#### Action item:
The answer must consist only of the lines from the line with "r1 = ~hc.y;" to the line with "const int hb = 2 * k - 96;", both included, exactly as they stand below.

#### Supplied data:
struct EkfBase
{
    explicit EkfBase(const EkfOptions& o) : opt(o) {}
    virtual ~EkfBase() {}
    const EkfOptions opt;
    int         dtype    = CSLAM_F32;
    int         device   = 0;
    int         quirks   = CSLAM_Q_REF_EXACT;
    int         nmax     = 0;
    int         ncap     = 0;
    int         ldp      = 0;
    int         n        = 3;
    int         sync_mode = 1;
    int         pgemm_wgs     = 0;
    int         split_whole = 0, split_strips = 0;
    Stream      stream_own, stream_b_own, stream_f_own;
    hipStream_t stream   = nullptr;
    hipStream_t stream_b = nullptr;
    long long   la_windows = 0;
    long long   stage_launches = 0;
    long long   rows_launches = 0;
    long long   augment_launches = 0;

    virtual int init()                                                                        = 0;
    virtual int set_state(const void* X, int n, const void* P, int ldp)                        = 0;
    virtual int get_state(void* X, void* P, int ldp)                                           = 0;
    virtual int get_x(void* X, int cap)                                                        = 0;
    virtual int get_landmarks(int first, int count, void* x, void* pll, void* pvl)             = 0;
    virtual int trace(double* tr)                                                              = 0;
    virtual int get_pose(void* x, void* pvv)                                                   = 0;
    virtual int score_reset(int series_capacity, double gate_pose, double gate_lm)             = 0;
    virtual int score_set_truth(const double* lm_true, int count)                              = 0;
    virtual int score(const double* xv_true, int with_map)                                     = 0;
    virtual int get_scores(double* totals, float* series, double* track, int capacity_records, int* records,
                           long long* calls)                                                   = 0;
    virtual int predict(double v, double swa, const void* Q, double wb, double dt)             = 0;
    virtual int update(const void* Z, int m, const void* R, const int* idf, int batch, bool on_device) = 0;
    virtual int augment(const void* Z, int q, const void* R)                                   = 0;
    virtual int augment_device(const void* dZ, int q, const void* R)                           = 0;
    virtual int observe_heading(double phi, int use)                                           = 0;
    virtual int associate(const void* Z, int m, const void* R, double g1, double g2, int* idf_out, int* kind) = 0;
    virtual int update_counted(const void* dZ, int m_cap, const void* R, const int* d_idf, const int* d_count,
                               int batch)                                                      = 0;
    virtual int associate_deferred(const void* Z, int m, const void* R, double g1, double g2, int* idf_out, int* kind,
                                   int* counts)                                                = 0;
    virtual int associate_deferred_async(const void* Z, int m, const void* R, double g1, double g2) = 0;
    virtual int association_wait(int* idf_out, int* kind, int* counts)                         = 0;
    virtual int association_device_ptrs(const void** dZF, const int** d_idf, const void** dZN,
                                        const int** d_counts)                                  = 0;
    virtual int factor_status(int* flags, int clear)                                           = 0;
    virtual int set_profiling(int on)                                                          = 0;
    virtual int get_stage_times(double* ms, int* launches)                                     = 0;
    virtual int debug_last_update(void* PHT, void* S, void* G, void* W1, void* V, int* k)      = 0;
    virtual int set_deferred(int max_cols)                                                     = 0;
// ... 1639 lines not shown
                return rc;
            }
        }
        CSLAM_HIP_TRY(hipStreamSynchronize(stream));
        return CSLAM_OK;
    }


    struct LaUpd
    {
        const T*       dZ;
        const int*     dIdf;
        int            m;
        T              R[4];
        PredictArgs<T> pp;
    };
    struct FactorOut
    {
        DevBuf<T>   S, G, Gt, V, t, U, M, sub, xloc;
        DevBuf<int> idloc;
    };
    struct LaSet
    {
        Event          ev_fb;
        Event          ev_raw;
        FactorOut      fo[2];
        DevBuf<T>      XL, PvL, PH, PvLb, Dbb;
        DevBuf<T>      Y;
        DevBuf<LaModel<T>> model;
        DevBuf<unsigned>   done;
        DevBuf<long long>  stamps;
        DevBuf<int>        idf_keep;
        DevBuf<T>          z_keep;
    };
    struct LaHeld
    {
        bool       valid = false;
        bool       k64   = false;
        unsigned   grid  = 0;
        LaWideArgs wa;
        float*     wt = nullptr;
    };
    LaHeld      la_held;
    LaUpd       la_q[2];
    int         la_n = 0;
    LaSet       la;
    bool        la_ready = false;
    hipStream_t stream_f = nullptr;
    DevBuf<T>   la_WR;
    int         la_kpad  = 0;
    int         la_cus = 0;
    unsigned    la_target = 0;
    unsigned    la_seq    = 0;
    unsigned    la_sig_add = 0;
    DevBuf<float> la_WT;
    int           la_wt_rows     = 0;
    const T *dbgS = nullptr, *dbgGt = nullptr, *dbgV = nullptr;

    int la_ensure(int kp_cols)
    {
        constexpr int KM = 2 * kLaMaxObs;
        if (!la_ready)
        {
            int lo = 0, hi = 0;
            CSLAM_HIP_TRY(hipDeviceGetStreamPriorityRange(&lo, &hi));
            Stream sf;
            LaSet  nl;
            int    rc = sf.create_with_priority(hipStreamNonBlocking, hi);
            if (rc || (rc = nl.ev_fb.create(hipEventDisableTiming)) || (rc = nl.ev_raw.create(hipEventDisableTiming)))
            {
                return rc;
            }
            CSLAM_HIP_TRY(hipFuncSetAttribute(reinterpret_cast<const void*>(&ekf_la_chain_kernel<T, 32>),
                                              hipFuncAttributeMaxDynamicSharedMemorySize, (int)la_chain_lds<T>(32)));
            CSLAM_HIP_TRY(hipFuncSetAttribute(reinterpret_cast<const void*>(&ekf_la_chain_kernel<T, 64>),
                                              hipFuncAttributeMaxDynamicSharedMemorySize, (int)la_chain_lds<T>(64)));
            CSLAM_TRY(nl.done.alloc_zeroed_blocking(768));
            for (FactorOut& f : nl.fo)
            {
                const size_t kk = (size_t)KM * (KM + 1);
                if ((rc = f.S.alloc(kk)) || (rc = f.G.alloc(kk)) || (rc = f.Gt.alloc(kk)) || (rc = f.V.alloc(KM)) ||
                    (rc = f.t.alloc(KM)) || (rc = f.U.alloc(KM)) || (rc = f.M.alloc((size_t)3 * KM)) ||
                    (rc = f.sub.alloc((size_t)(3 + KM) * KM)) || (rc = f.xloc.alloc(3 + KM)) ||
                    (rc = f.idloc.alloc(kLaMaxObs)))
                {
                    return rc;
                }
            }
            if ((rc = nl.XL.alloc((size_t)2 * KM)) || (rc = nl.PvL.alloc((size_t)2 * KM * 3)) ||
                (rc = nl.PH.alloc((size_t)KM * KM)) || (rc = nl.PvLb.alloc((size_t)KM * 3)) ||
                (rc = nl.Dbb.alloc((size_t)KM * KM)) || (rc = nl.Y.alloc((size_t)KM * KM)) ||
                (rc = nl.model.alloc(2)) || (rc = nl.idf_keep.alloc(kLaMaxObs)) ||
                (rc = nl.z_keep.alloc(2 * kLaMaxObs)) ||
                (opt.la_stamps && (rc = nl.stamps.alloc_zeroed_blocking(32))))
            {
                return rc;
            }
            stream_f_own = std::move(sf);
            stream_f     = stream_f_own.get();
            la           = std::move(nl);
            la_cus       = 1;
            la_target    = 0;
            la_seq       = 0;
            la_ready     = true;
        }
        if (kp_cols > la_kpad)
        {
            CSLAM_HIP_TRY(hipStreamSynchronize(stream));
            CSLAM_HIP_TRY(hipStreamSynchronize(stream_f));
// ... 21 lines not shown
    {
        const int k = 2 * m;
        const bool on = opt.lookahead > 0 || (opt.lookahead < 0 && sizeof(T) == 4 && n >= 7000 && g_engines.load() == 1);
        return on && !sync_mode && !opt.pipeline && prof.mode != 1 && k > 16 && k <= 2 * kLaMaxObs && opt.gather_corr_wide &&
               opt.fuse_predict && (sizeof(T) == 4 || opt.fuse_f64) && defer_max >= k + (la_n ? 2 * la_q[0].m : k) &&
               pend.wcap >= k + (la_n ? 2 * la_q[0].m : k) && seq.count == 0 && pend.hd_cols[0] == 0 && pend.hd_cols[1] == 0 && n > 3 &&
               kp_call_limit == 0;
    }

    int la_launch_held_wide(const LaSnapJob* job)
    {
        if (!la_held.valid)
        {
            return CSLAM_OK;
        }
        if constexpr (std::is_same<T, float>::value)
        {
            int rc = use_device();
            if (rc)
            {
                return rc;
            }
            if (g_engines.load() > 1)
            {
                CSLAM_HIP_TRY(hipStreamWaitEvent(stream, la.ev_fb.get(), 0));
            }
            LaWideArgs& wa = la_held.wa;
            unsigned    g  = la_held.grid;
            if (job != nullptr)
            {
                wa.snap = *job;
                g += 1;
            }
            if (la_held.k64 && la_held.wt != nullptr)
            {
                hipLaunchKernelGGL(ekf_la_wide_f32_k64m, dim3(g), dim3(128), 0, stream, wa, la_held.wt);
            }
            else if (la_held.k64)
            {
                hipLaunchKernelGGL(ekf_la_wide_f32_k64, dim3(g), dim3(128), 0, stream, wa);
            }
            else
            {
                hipLaunchKernelGGL(ekf_la_wide_f32, dim3(g), dim3(128), 0, stream, wa);
            }
            CSLAM_HIP_TRY(hipGetLastError());
        }
        la_held.valid = false;
        return CSLAM_OK;
    }

    int la_enqueue(const T* dZ, const int* dIdf, int m, const T* R, bool on_device)
    {
        if (on_device && la_n == 0)
        {
            int rc = la_held.valid ? ensure_m(m) : CSLAM_OK;
            if (rc)
            {
                return rc;
            }
            if constexpr (std::is_same<T, float>::value)
            {
                if (la_held.valid)
                {
                    unsigned char* ds = ring.dev_slot(ring.take_slot());
                    LaSnapJob      job;
                    job.Z       = dZ;
// ... 264 lines not shown

    int la_launch_window(bool may_hold = false)
    {
        if (la_n == 0)
        {
            return CSLAM_OK;
        }
        const int   nu = la_n;
        const LaUpd ua = la_q[0], ub = la_q[nu - 1];
        const int   ka = 2 * ua.m, kb = nu == 2 ? 2 * ub.m : 0;
        la_n = 0;
        const PredictArgs<T> held = pp;
        int rc = use_device();
        if (rc)
        {
            return rc;
        }
        if (pend.kp > 256 && (rc = flush()))
        {
            return rc;
        }
        if ((rc = ensure_k(2 * kLaMaxObs)) || (rc = ensure_w(ka + kb)) || (rc = la_ensure(pend.kp)))
        {
            return rc;
        }
        if (opt.lower && (rc = ensure_tile_list(round_up(n, kTile) / kTile)))
        {
            return rc;
        }
        const bool safe = g_engines.load() > 1;
        const unsigned n_blocks = (unsigned)(3 + ka + 2 * kb);
        const bool hold = may_hold && opt.la_hold_wide && opt.la_fused && !safe && nu == 2 && std::is_same<T, float>::value &&
                 !la.stamps.get();
        auto launch_chain = [&]() -> int {
            const LaChainArgs<T> ch = la_chain_args(ua, ub, nu, hold, la_target + n_blocks, ++la_seq);
            if (std::max(ka, kb) <= 32)
            {
                hipLaunchKernelGGL((ekf_la_chain_kernel<T, 32>), dim3(1), dim3(256), la_chain_lds<T>(32), stream_f, ch);
            }
            else
            {
                hipLaunchKernelGGL((ekf_la_chain_kernel<T, 64>), dim3(1), dim3(256), la_chain_lds<T>(64), stream_f, ch);
            }
            CSLAM_HIP_TRY(hipGetLastError());
            CSLAM_HIP_TRY(hipEventRecord(la.ev_fb.get(), stream_f));
            return CSLAM_OK;
        };
        if (!safe && (rc = launch_chain()))
        {
            return rc;
        }
        bool use_mirror = false;
        if constexpr (std::is_same<T, float>::value)
        {
            use_mirror = opt.la_mirror &&
                         (pend.kp == 0 || (pend.mirror_covers(pend.kp, n) && pend.kp <= 128 && pend.kp % 4 == 0));
        }
        const int  k8f       = round_up(pend.kp, 8);
        const bool pg_signal = !opt.la_wg_signal && !safe && pend.kp > 0 && seq.count == 0 && sizeof(T) == 4 && k8f <= 128 &&
                               opt.lower && ldp < 32768 && !limbs_take(k8f) && stream_b == stream &&
                               pend.hd_cols[pend.wcur] == 0;
        if constexpr (std::is_same<T, float>::value)
        {
            if (use_mirror)
            {
                hipLaunchKernelGGL(ekf_la_blocks_mirror_kernel, dim3(n_blocks), dim3(256), 0, stream,
                                   la_prep_args(ua, ub, nu, hold, pg_signal), la_mirror_args(ua, ub, nu, hold));
            }
// ... 6 lines not shown
        }
        CSLAM_HIP_TRY(hipGetLastError());
        if (safe)
        {
            CSLAM_HIP_TRY(hipEventRecord(la.ev_raw.get(), stream));
            CSLAM_HIP_TRY(hipStreamWaitEvent(stream_f, la.ev_raw.get(), 0));
            if ((rc = launch_chain()))
            {
                return rc;
            }
        }
        la_target += n_blocks;
        la_sig_add = pg_signal ? n_blocks : 0u;
        rc         = flush();
        if (la_sig_add != 0)
        {
            const unsigned add = la_sig_add;
            la_sig_add         = 0;
            hipLaunchKernelGGL(ekf_la_signal_kernel, dim3(1), dim3(64), 0, stream, la.done.get(), add);
        }
        if (rc)
        {
            return rc;
        }
        bool fused = false;
        if constexpr (std::is_same<T, float>::value)
        {
            if (opt.la_fused)
            {
                fused = true;
                la_held.wa  = la_wide_args(ua, ub, nu, hold);
                la_held.k64 = opt.la_k64 && ua.m == 32 && ub.m == 32;
                la_held.wt = (opt.la_mirror && la_held.k64 && pend.kp == 0) ? la_WT.get() : nullptr;
                pend.mirror_written(la_held.wt ? ka + kb : 0, n);
                la_held.grid  = (unsigned)(round_up(n, kTile) / 32);
                la_held.valid = true;
                if (!hold && (rc = la_launch_held_wide(nullptr)))
                {
                    return rc;
                }
                last_slot = nullptr;
                last_k    = 0;
                pend.appended(ka + kb);
                sub_valid = false;
            }
        }
        if (!fused && ((rc = la_wide(ua, la.fo[0], la.ev_fb.get())) || (nu == 2 && (rc = la_wide(ub, la.fo[1], nullptr)))))
        {
            return rc;
        }
        pp = held;
        la_windows++;
        return (la.stamps.get() && la_windows == 300) ? la_report_stamps() : CSLAM_OK;
    }

    int la_report_stamps()
    {
        long long h[32];
        CSLAM_HIP_TRY(hipStreamSynchronize(stream));
        CSLAM_HIP_TRY(hipMemcpy(h, la.stamps.get(), sizeof(h), hipMemcpyDeviceToHost));
        fprintf(stderr, "[cslam la wide stamps, 10 ns ticks] ids+columns issue:%lld poll+DMA wait:%lld pht_a:%lld gain_a:%lld store+share W1_a:%lld pht_b+corr:%lld share+G_b:%lld gain_b:%lld store_b:%lld\n",
                h[17] - h[16], h[18] - h[17], h[19] - h[18], h[20] - h[19], h[21] - h[20], h[22] - h[21], h[23] - h[22],
                h[24] - h[23], h[25] - h[24]);
        fprintf(stderr, "[cslam la stamps, cycles] load+observe:%lld sums:%lld symmetrise:%lld cholesky:%lld (first half %lld) inverse:%lld outputs:%lld total:%lld\n",
                h[6] - h[0], h[7] - h[6], h[1] - h[7], h[2] - h[1], h[5] ? h[5] - h[1] : 0, h[3] - h[2], h[4] - h[3], h[4] - h[0]);
        return CSLAM_OK;
// ... 983 lines not shown
{
    CSLAM_NEED(h);
    if (!whole_tiles || !strips)
    {
        return fail(CSLAM_ERR_BAD_ARG, "pgemm_split: null");
    }
    *whole_tiles = B(h)->split_whole;
    *strips      = B(h)->split_strips;
    return CSLAM_OK;
}
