template <>
struct Windows<1> {
    uint64_t fw = 0, rc = 0;
    DD_D void prime(const uint4& hc) {
        fw = pack64(pairrev32(hc.z), pairrev32(hc.w));
        rc = ~pack64(hc.w, hc.z);
    }
    DD_D void push(uint32_t c) {
        fw = (fw << 2) | c;
        rc = (rc >> 2) | ((uint64_t)(3u - c) << 62);
    }
    template <bool CANON>
    DD_D uint64_t hash(int k) const {
        const uint32_t mhi = (k == 32) ? ~0u : ((1u << (2 * k - 32)) - 1u);
        const uint64_t f = pack64((uint32_t)(fw >> 32) & mhi, (uint32_t)fw);
        if (!CANON) return wang64_fast<false>(f);
        const uint64_t r = rc >> (64 - 2 * k);
        return wang64_fast<false>(f < r ? f : r);
    }
};

template <>
struct Windows<5> {
    uint32_t fl = 0, fh = 0, rl = 0, rh = 0;
    DD_D void prime(const uint4& hc) {
        fh = pairrev32(hc.z);
        fl = pairrev32(hc.w);
        rh = ~hc.w;
        rl = ~hc.z;
    }
    DD_D void push(uint32_t c) {
        fh = __builtin_amdgcn_alignbit(fh, fl, 30);
        fl = (fl << 2) | c;
        rl = __builtin_amdgcn_alignbit(rh, rl, 2);
        rh = (rh >> 2) | ((3u - c) << 30);
    }
    template <bool CANON>
    DD_D uint64_t hash(int k) const {
        const uint32_t mhi = (k == 32) ? ~0u : ((1u << (2 * k - 32)) - 1u);
        const uint64_t f = pack64(fh & mhi, fl);
        if (!CANON) return wang64_fast<false>(f);
        const uint64_t r = pack64(rh, rl) >> (64 - 2 * k);
        return wang64_fast<false>(f < r ? f : r);
    }
};

template <>
struct Windows<3> {
    uint64_t fl = 0, rt = 0;
    uint32_t fh = 0, rb = 0;
    DD_D void prime(const uint4& hc) {
        fl = pack64(pairrev32(hc.z), pairrev32(hc.w));
        fh = pairrev32(hc.y);
        rt = ~pack64(hc.w, hc.z);
        rb = ~hc.y;
    }
    DD_D void push(uint32_t c) {
        fh = __builtin_amdgcn_alignbit(fh, (uint32_t)(fl >> 32), 30);
        fl = (fl << 2) | c;
        rb = __builtin_amdgcn_alignbit((uint32_t)rt, rb, 2);
        rt = (rt >> 2) | ((uint64_t)(3u - c) << 62);
    }
    template <bool CANON>
    DD_D uint64_t hash(int k) const {
        const int hb = 2 * k - 64;
        const uint32_t ah = (hb == 32) ? fh : (fh & ((1u << hb) - 1u));
        uint32_t hi = ah;
        uint64_t lo = fl;
        if (CANON) {
            const uint32_t s = 96u - 2u * (uint32_t)k;
            const uint32_t r3 = (uint32_t)(rt >> 32), r2 = (uint32_t)rt;
            const uint32_t bh = r3 >> s;
            const uint64_t bl = ((uint64_t)__builtin_amdgcn_alignbit(r3, r2, s) << 32) |
                                __builtin_amdgcn_alignbit(r2, rb, s);
            const bool f_lt = (ah < bh) | ((ah == bh) & (fl < bl));
            hi = f_lt ? ah : bh;
            lo = f_lt ? fl : bl;
        }
        const uint64_t hg = (uint64_t)hi * 0x7F4A7C15u + ((uint64_t)(hi * 0x9E3779B9u) << 32);
        return wang64_fast<false>(lo ^ hg);
    }
};

template <>
struct Windows<6> {
    uint32_t f0 = 0, f1 = 0, f2 = 0;
    uint32_t r0 = 0, r1 = 0, r2 = 0;
    DD_D void prime(const uint4& hc) {
        f0 = pairrev32(hc.w);
        f1 = pairrev32(hc.z);
        f2 = pairrev32(hc.y);
        r2 = ~hc.w;
        r1 = ~hc.z;
        r0 = ~hc.y;
    }
    DD_D void push(uint32_t c) {
        f2 = __builtin_amdgcn_alignbit(f2, f1, 30);
        f1 = __builtin_amdgcn_alignbit(f1, f0, 30);
        f0 = (f0 << 2) | c;
        r0 = __builtin_amdgcn_alignbit(r1, r0, 2);
        r1 = __builtin_amdgcn_alignbit(r2, r1, 2);
        r2 = (r2 >> 2) | ((3u - c) << 30);
    }
    template <bool CANON>
    DD_D uint64_t hash(int k) const {
        const int hb = 2 * k - 64;
        const uint32_t ah = (hb == 32) ? f2 : (f2 & ((1u << hb) - 1u));
        const uint64_t fl = pack64(f1, f0);
        uint32_t hi = ah;
        uint64_t lo = fl;
        if (CANON) {
            const uint32_t s = 96u - 2u * (uint32_t)k;
            const uint32_t bh = r2 >> s;
            const uint64_t bl = pack64(__builtin_amdgcn_alignbit(r2, r1, s), __builtin_amdgcn_alignbit(r1, r0, s));
            const bool f_lt = (ah < bh) | ((ah == bh) & (fl < bl));
            hi = f_lt ? ah : bh;
            lo = f_lt ? fl : bl;
        }
        const uint64_t hg = (uint64_t)hi * 0x7F4A7C15u + ((uint64_t)(hi * 0x9E3779B9u) << 32);
        return wang64_fast<false>(lo ^ hg);
    }
};

template <>
struct Windows<7> {
    uint32_t f0 = 0, f1 = 0, f2 = 0, f3 = 0;
    uint32_t r0 = 0, r1 = 0, r2 = 0, r3 = 0;
    DD_D void prime(const uint4& hc) {
        f0 = pairrev32(hc.w);
        f1 = pairrev32(hc.z);
        f2 = pairrev32(hc.y);
        f3 = pairrev32(hc.x);
        r3 = ~hc.w;
        r2 = ~hc.z;
        r1 = ~hc.y;
        r0 = ~hc.x;
    }
    DD_D void push(uint32_t c) {
        f3 = __builtin_amdgcn_alignbit(f3, f2, 30);
        f2 = __builtin_amdgcn_alignbit(f2, f1, 30);
        f1 = __builtin_amdgcn_alignbit(f1, f0, 30);
        f0 = (f0 << 2) | c;
        r0 = __builtin_amdgcn_alignbit(r1, r0, 2);
        r1 = __builtin_amdgcn_alignbit(r2, r1, 2);
        r2 = __builtin_amdgcn_alignbit(r3, r2, 2);
        r3 = (r3 >> 2) | ((3u - c) << 30);
    }
    template <bool CANON>
    DD_D uint64_t hash(int k) const {
        const int hb = 2 * k - 96;
        const uint32_t mh = (hb == 32) ? ~0u : ((1u << hb) - 1u);
        const uint64_t ah = pack64(f3 & mh, f2);
        const uint64_t al = pack64(f1, f0);
        if (!CANON) return wang64_fast<false>(fold128(ah, al));
        const uint32_t s = 128u - 2u * (uint32_t)k;
        const uint64_t bh = pack64(r3 >> s, __builtin_amdgcn_alignbit(r3, r2, s));
        const uint64_t bl = pack64(__builtin_amdgcn_alignbit(r2, r1, s), __builtin_amdgcn_alignbit(r1, r0, s));
        const bool f_lt = (ah < bh) | ((ah == bh) & (al < bl));
        return wang64_fast<false>(fold128(f_lt ? ah : bh, f_lt ? al : bl));
    }
};

template <int KC, bool CANON, bool CHECK, typename Win, typename MakeRegs>
DD_D void sweep_token(const Win& win, int run, int kfirst, int nk, int p, const MakeRegs& slot) {
    int j = 0;
#pragma unroll 1
    for (; j + 1 < nk; j += 2) {
        const int k = kfirst + j;
        if (!CHECK || run >= k + 1)
            hll_update2(slot(j), win.template hash<CANON>(k), slot(j + 1), win.template hash<CANON>(k + 1), p);
        else if (run >= k)
            hll_update(slot(j), win.template hash<CANON>(k), p);
    }
    if (j < nk && (!CHECK || run >= kfirst + j)) hll_update(slot(j), win.template hash<CANON>(kfirst + j), p);
}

#### Response box:
        r1 = ~hc.y;
        r0 = ~hc.x;
    }
    DD_D void push(uint32_t c) {
        f3 = __builtin_amdgcn_alignbit(f3, f2, 30);
        f2 = __builtin_amdgcn_alignbit(f2, f1, 30);
        f1 = __builtin_amdgcn_alignbit(f1, f0, 30);
        f0 = (f0 << 2) | c;
        r0 = __builtin_amdgcn_alignbit(r1, r0, 2);
        r1 = __builtin_amdgcn_alignbit(r2, r1, 2);
        r2 = __builtin_amdgcn_alignbit(r3, r2, 2);
        r3 = (r3 >> 2) | ((3u - c) << 30);
    }
    template <bool CANON>
    DD_D uint64_t hash(int k) const {
        const int hb = 2 * k - 96;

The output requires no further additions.